I am in for this.  I am less than 10 miles from there.  My DH works only a block from there.



Belle Ella said:


> I would love to do a S.F. meet  I can take BART! :teehee
> 
> The only dates that are no-goes for me is July 14-18 since I'll be at Disneyland!! Well, provided my friend doesn't cancel on me.



Hey, you can come to Jelly Belly for a mini- mini- meet too!!



Boo Bear said:


> I haven't checked the amount of time it takes to drive from Portland to NorCal, but this is definitely something I might be interested in!



That would be great!!


----------



## kelmac284

.


----------



## kaoden39

kelmac284 said:


> Yeah the only problem I see with being there by 9 is traffic but if you are going to be there till noon I might just have to be a little late but I can sure try.  I think that would be fun and I KNOW the girls would love to go back there again!  I say it's a date!!
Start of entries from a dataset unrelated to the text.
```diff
@@ -1084,6 +1150,47 @@
   return v ? atoi(v) : 0;
 }
 
+int rows_map(CUtensorMap* map, bool* ok, const float* base, int64_t rows, int D) {
+  memset(map, 0, sizeof(*map));
+  *ok = base != nullptr && ((uintptr_t)base & 15) == 0 && rows >= 1 && rows < INT32_MAX &&
+        (D * 4) % 16 == 0 && D <= 256;
+  if (!*ok) return TTG_OK;
+  static PFN_cuTensorMapEncodeTiled_v12000 encode = []() -> PFN_cuTensorMapEncodeTiled_v12000 {
+    void* fn = nullptr;
+    cudaDriverEntryPointQueryResult q;
+    if (cudaGetDriverEntryPointByVersion("cuTensorMapEncodeTiled", &fn, 12000, cudaEnableDefault, &q) !=
+            cudaSuccess ||
+        q != cudaDriverEntryPointSuccess)
+      return nullptr;
+    return reinterpret_cast<PFN_cuTensorMapEncodeTiled_v12000>(fn);
+  }();
+  if (encode == nullptr) {
+    set_error("rows_map: the driver has no cuTensorMapEncodeTiled");
+    return TTG_ECUDA;
+  }
+  const cuuint64_t dims[2] = {(cuuint64_t)D, (cuuint64_t)rows};
+  const cuuint64_t pitch[1] = {(cuuint64_t)D * sizeof(float)};
+  const cuuint32_t box[2] = {(cuuint32_t)D, 1u};
+  const cuuint32_t estride[2] = {1u, 1u};
+  auto run = [&]() {
+    return encode(map, CU_TENSOR_MAP_DATA_TYPE_FLOAT32, 2, const_cast<float*>(base), dims, pitch, box, estride,
+                  CU_TENSOR_MAP_INTERLEAVE_NONE, CU_TENSOR_MAP_SWIZZLE_NONE, CU_TENSOR_MAP_L2_PROMOTION_NONE,
+                  CU_TENSOR_MAP_FLOAT_OOB_FILL_NONE);
+  };
+  CUresult r = run();
+  if (r == CUDA_ERROR_INVALID_CONTEXT) {
+    int dev = 0;
+    TTG_CUDA(cudaGetDevice(&dev));
+    TTG_CUDA(cudaSetDevice(dev));
+    r = run();
+  }
+  if (r != CUDA_SUCCESS) {
+    set_error("rows_map: cuTensorMapEncodeTiled([%lld][%d] fp32) -> CUresult %d", (long long)rows, D, (int)r);
+    return TTG_ECUDA;
+  }
+  return TTG_OK;
+}
+
 template <int Q0, int Q1, int Q2, int R1, int R2>
 struct Shape {
   static constexpr int A = Q0 * Q1, D = Q0 * Q1 * Q2;
@@ -1091,11 +1198,11 @@
   static constexpr bool kHasBwd = (R1 == 16 && R2 == 16);
 
   static size_t fwd_smem(int npairs, int terms) {
-    return sizeof(float) * ((kC2S ? (size_t)npairs * kC2Stride * (terms == 3 ? 2 : 1) : 0) +
-                            (size_t)kWarps * fwd_rb(Q2) * D);
+    return sizeof(float) * ((kC2S ? align_up((size_t)npairs * kC2Stride * (terms == 3 ? 2 : 1), 32) : 0) +
+                            (size_t)kWarps * fwd_stage_floats(Q2, D));
   }
   static size_t bwd_smem(int npairs) {
-    return sizeof(float) * ((size_t)npairs * 32 + (size_t)kWarps * 2 * bwd_rb(Q2) * D) +
+    return sizeof(float) * ((size_t)npairs * 32 + (size_t)kWarps * 2 * bwd_slot_floats(Q2, D)) +
            sizeof(uint64_t) * kWarps * 2;
   }
 
@@ -1121,11 +1228,22 @@
 
   template <int TERMS>
   static int fwd(const TTDev& tt, int64_t nnz, uint32_t total_rows, const MmaPlan& pl, float* output,
-                 cudaStream_t stream) {
+                 int64_t out_rows, cudaStream_t stream) {
     const int npairs = tt.num_tables * tt.p[2] * Q2;
+    CUtensorMap map;
+    bool use_map;
+    {
+      const int rc = rows_map(&map, &use_map, output, out_rows, D);
+      if (rc != TTG_OK) return rc;
+    }
     const size_t smem = fwd_smem(npairs, TERMS);
-    auto kern = mma_fwd_kernel<Q0, Q1, Q2, R2, TERMS, kC2S>;
-    TTG_ENSURE_SMEM(kern, smem);
+    auto kmap = mma_fwd_kernel<Q0, Q1, Q2, R2, TERMS, kC2S, true>;
+    auto krow = mma_fwd_kernel<Q0, Q1, Q2, R2, TERMS, kC2S, false>;
+    if (use_map)
+      TTG_ENSURE_SMEM(kmap, smem);
+    else
+      TTG_ENSURE_SMEM(krow, smem);
+    auto kern = use_map ? kmap : krow;
     constexpr int RB = fwd_rb(Q2);
     int64_t grid = kNumSMs - pl.spare_sms;
     if (grid * kWarps * RB > nnz) grid = ceil_div(nnz, kWarps * RB);
@@ -1134,12 +1252,12 @@
     prof_begin(K_FWD, stream);
     if (pl.skeys != nullptr)
       TTG_CUDA(launch_pdl(kern, dim3((unsigned)grid), dim3(kThreads), smem, stream, tt, nnz, total_rows,
-                          pl.skeys, pl.srow, pl.Ttab, output, (int)rpw, npairs, dbg_knob("TTG_DBG_FWD"),
-                          pl.first_key));
+                          pl.skeys, pl.srow, pl.Ttab, output, map, (int32_t)out_rows, (int)rpw, npairs,
+                          dbg_knob("TTG_DBG_FWD"), pl.first_key));
     else
       kern<<<(unsigned)grid, kThreads, smem, stream>>>(tt, nnz, total_rows, pl.skeys, pl.srow, pl.Ttab,
-                                                       output, (int)rpw, npairs, dbg_knob("TTG_DBG_FWD"),
-                                                       pl.first_key);
+                                                       output, map, (int32_t)out_rows, (int)rpw, npairs,
+                                                       dbg_knob("TTG_DBG_FWD"), pl.first_key);
     prof_end(K_FWD, stream);
     TTG_LAUNCH_CHECK();
     return TTG_OK;
@@ -1147,21 +1265,28 @@
 
   template <int TERMS>
   static int bwd(const TTDev& tt, int64_t nnz, uint32_t total_rows, const MmaPlan& pl,
-                 const float* d_output, float* const* dcore, int32_t optim, float lr, float eps,
-                 float* const* state, cudaStream_t stream) {
+                 const float* d_output, int64_t dout_rows, float* const* dcore, int32_t optim, float lr,
+                 float eps, float* const* state, cudaStream_t stream) {
     if constexpr (!kHasBwd) {
       set_error("mma_backward: no tensor-core backward for ranks %d, %d", R1, R2);
       return TTG_ENOTSUP;
     } else {
-      return bwd_impl<TERMS>(tt, nnz, total_rows, pl, d_output, dcore, optim, lr, eps, state, stream);
+      return bwd_impl<TERMS>(tt, nnz, total_rows, pl, d_output, dout_rows, dcore, optim, lr, eps, state,
+                             stream);
     }
   }
 
   template <int TERMS>
   static int bwd_impl(const TTDev& tt, int64_t nnz, uint32_t total_rows, const MmaPlan& pl,
-                      const float* d_output, float* const* dcore, int32_t optim, float lr, float eps,
-                      float* const* state, cudaStream_t stream) {
+                      const float* d_output, int64_t dout_rows, float* const* dcore, int32_t optim,
+                      float lr, float eps, float* const* state, cudaStream_t stream) {
     const int npairs = tt.num_tables * tt.p[2] * Q2;
+    CUtensorMap map;
+    bool use_map;
+    {
+      const int rc = rows_map(&map, &use_map, d_output, dout_rows, D);
+      if (rc != TTG_OK) return rc;
+    }
     const int64_t e2 = (int64_t)tt.num_tables * tt.p[2] * tt.cols[2];
     const int32_t groups = tt.num_tables * tt.p[0] * tt.p[1];
     TTG_CUDA(launch_pdl(mma_zero_kernel, dim3((unsigned)ceil_div(e2 / 4, 256)), dim3(256), 0, stream,
@@ -1169,8 +1294,13 @@
     count_launch();
     {
       const size_t smem = bwd_smem(npairs);
-      auto kern = mma_bwd_rows_kernel<Q0, Q1, Q2, R2, TERMS>;
-      TTG_ENSURE_SMEM(kern, smem);
+      auto kmap = mma_bwd_rows_kernel<Q0, Q1, Q2, R2, TERMS, true>;
+      auto krow = mma_bwd_rows_kernel<Q0, Q1, Q2, R2, TERMS, false>;
+      if (use_map)
+        TTG_ENSURE_SMEM(kmap, smem);
+      else
+        TTG_ENSURE_SMEM(krow, smem);
+      auto kern = use_map ? kmap : krow;
       const int64_t sms = kNumSMs - pl.spare_sms;
       int64_t chunk = ceil_div(nnz, sms * kWarps);
       if (chunk < 32) chunk = 32;
@@ -1178,8 +1308,8 @@
       if (grid > sms) grid = sms;
       prof_begin(K_BWD_ROWS, stream);
       TTG_CUDA(launch_pdl(kern, dim3((unsigned)grid), dim3(kThreads), smem, stream, tt, nnz, total_rows,
-                          groups, pl.skeys, pl.srow, pl.cnt, pl.base, d_output, pl.Ttab, pl.S, dcore[2],
-                          npairs, (int)chunk, dbg_knob("TTG_DBG_BWD")));
+                          groups, pl.skeys, pl.srow, pl.cnt, pl.base, d_output, map,
+                          (int32_t)dout_rows, pl.Ttab, pl.S, dcore[2], npairs, (int)chunk, dbg_knob("TTG_DBG_BWD")));
       prof_end(K_BWD_ROWS, stream);
       TTG_LAUNCH_CHECK();
     }
@@ -1242,8 +1372,8 @@
   int a, d;
   bool has_bwd;
   int (*table[2])(const TTDev&, const MmaPlan&, bool, cudaStream_t);
-  int (*fwd[2])(const TTDev&, int64_t, uint32_t, const MmaPlan&, float*, cudaStream_t);
-  int (*bwd[2])(const TTDev&, int64_t, uint32_t, const MmaPlan&, const float*, float* const*,
+  int (*fwd[2])(const TTDev&, int64_t, uint32_t, const MmaPlan&, float*, int64_t, cudaStream_t);
+  int (*bwd[2])(const TTDev&, int64_t, uint32_t, const MmaPlan&, const float*, int64_t, float* const*,
                 int32_t, float, float, float* const*, cudaStream_t);
   int (*cores[2])(const TTDev&, const MmaPlan&, float*, cudaStream_t);
   int (*finalize)(const TTDev&, const MmaPlan&, float* const*, int32_t, float, float, float* const*,
@@ -1297,10 +1427,10 @@
 }
 
 int mma_forward(const TTDev& tt, int64_t nnz, uint32_t total_rows, const MmaPlan& pl, float* output,
-                bool tf32, cudaStream_t stream) {
+                int64_t out_rows, bool tf32, cudaStream_t stream) {
   const MmaEntry* e = find_mma(tt);
   if (!e) return TTG_ENOTSUP;
-  return e->fwd[tf32 ? 1 : 0](tt, nnz, total_rows, pl, output, stream);
+  return e->fwd[tf32 ? 1 : 0](tt, nnz, total_rows, pl, output, out_rows, stream);
 }
 
 int mma_cores_finalize(const TTDev& tt, const MmaPlan& pl, float* const* dcore, int32_t optim, float lr,
@@ -1344,11 +1474,12 @@
 }
 
 int mma_backward(const TTDev& tt, int64_t nnz, uint32_t total_rows, const MmaPlan& pl,
-                 const float* d_output, float* const* dcore, int32_t optim, float lr, float eps,
-                 float* const* state, bool tf32, cudaStream_t stream) {
+                 const float* d_output, int64_t dout_rows, float* const* dcore, int32_t optim, float lr,
+                 float eps, float* const* state, bool tf32, cudaStream_t stream) {
   const MmaEntry* e = find_mma(tt);
   if (!e) return TTG_ENOTSUP;
-  return e->bwd[tf32 ? 1 : 0](tt, nnz, total_rows, pl, d_output, dcore, optim, lr, eps, state, stream);
-}
-
-}
+  return e->bwd[tf32 ? 1 : 0](tt, nnz, total_rows, pl, d_output, dout_rows, dcore, optim, lr, eps, state,
+                              stream);
+}
+
+}
diff --git a/falcon-ttdforgnns_b200/csrc/tt_sorted.cu b/falcon-ttdforgnns_b200/csrc/tt_sorted.cu
--- a/falcon-ttdforgnns_b200/csrc/tt_sorted.cu
+++ b/falcon-ttdforgnns_b200/csrc/tt_sorted.cu
@@ -1541,7 +1541,8 @@
       rc = table_then_plan(tt, B, nnz, indices, rowidx, tableidx, w, flags, output, stream);
     }
     if (rc != TTG_OK) return rc;
-    return mma_forward(tt, nnz, total_rows, mma_plan(w, flags), output, (flags & TTG_FLAG_TF32) != 0, stream);
+    return mma_forward(tt, nnz, total_rows, mma_plan(w, flags), output, (int64_t)tt.num_tables * B,
+                       (flags & TTG_FLAG_TF32) != 0, stream);
   }
   rc = build_plan(tt, B, nnz, indices, rowidx, tableidx, w, (flags & TTG_FLAG_DETERMINISTIC) != 0,
                   output, zero_only, stream);
@@ -1578,7 +1579,7 @@
   pl.skeys = nullptr;
   pl.srow = nullptr;
   pl.first_key = (uint32_t)first_row;
-  return mma_forward(tt, num, (uint32_t)tt.num_rows, pl, output, tf32, stream);
+  return mma_forward(tt, num, (uint32_t)tt.num_rows, pl, output, num, tf32, stream);
 }
 
 int sorted_plan(const TTDev& tt, int64_t B, int64_t nnz, const int64_t* indices, const int64_t* rowidx,
@@ -1657,8 +1658,8 @@
       rc = table_then_plan(tt, B, nnz, indices, rowidx, tableidx, w, flags, nullptr, stream);
       if (rc != TTG_OK) return rc;
     }
-    return mma_backward(tt, nnz, total_rows, mma_plan(w, flags), d_output, dcore, optim, lr, eps, state,
-                        (flags & TTG_FLAG_TF32) != 0, stream);
+    return mma_backward(tt, nnz, total_rows, mma_plan(w, flags), d_output, (int64_t)tt.num_tables * B, dcore,
+                        optim, lr, eps, state, (flags & TTG_FLAG_TF32) != 0, stream);
   }
   if (!plan_valid) {
     rc = build_plan(tt, B, nnz, indices, rowidx, tableidx, w, (flags & TTG_FLAG_DETERMINISTIC) != 0,
```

Very cool.  Our traffic kind of slows down during the 8 to 9 hour so maybe we can do this.  I know my kids are always up for a trip to Jelly Belly.


----------



## BillyFan

I work on Wednesdays, and I am sad to mis the Jelly Bellys.  I guess we'll have to plan a second NorCal meet, eh? 
Please...........


----------



## kaoden39

BillyFan said:


> I work on Wednesdays, and I am sad to mis the Jelly Bellys.  I guess we'll have to plan a second NorCal meet, eh?
> Please...........



I was thinking the same thing.  Maybe a little closer for those of you in San Jose too.


----------



## kelmac284

.


----------



## kaoden39

kelmac284 said:


> Oh yes Tina that isn't going to be the "main" one.  I figured most people can't meet on a wed because of work.  But since my sched is flexible esp being summer I figured I would try to make it down esp since it isn't too far from me.  But I DEF want to try and find a day when more of us can meet!!



Me too!!


----------



## DizNee Luver

BillyFan said:


> I work on Wednesdays, and I am sad to mis the Jelly Bellys.  I guess we'll have to plan a second NorCal meet, eh?
> Please...........



LOL   This isn't the Nor-Cal meet....this is the Laurie is whining, come see me on my last day of my family trip, Jelly Belly 3 hour meet.....


----------



## kaoden39

DizNee Luver said:


> LOL   This isn't the Nor-Cal meet....this is the Laurie is whining, come see me on my last day of my family trip, Jelly Belly 3 hour meet.....



Ooh good name!!!


----------



## merrrydeath

BillyFan said:


> I work on Wednesdays, and I am sad to mis the Jelly Bellys.  I guess we'll have to plan a second NorCal meet, eh?
> Please...........



I sooo wish I could do Jelly Belly!! I love that place and its sugary smell. Unfortunately Wednesdays are work days and there's no way I could get to Fairfield by 9am and be awake. 



kaoden39 said:


> I was thinking the same thing.  Maybe a little closer for those of you in San Jose too.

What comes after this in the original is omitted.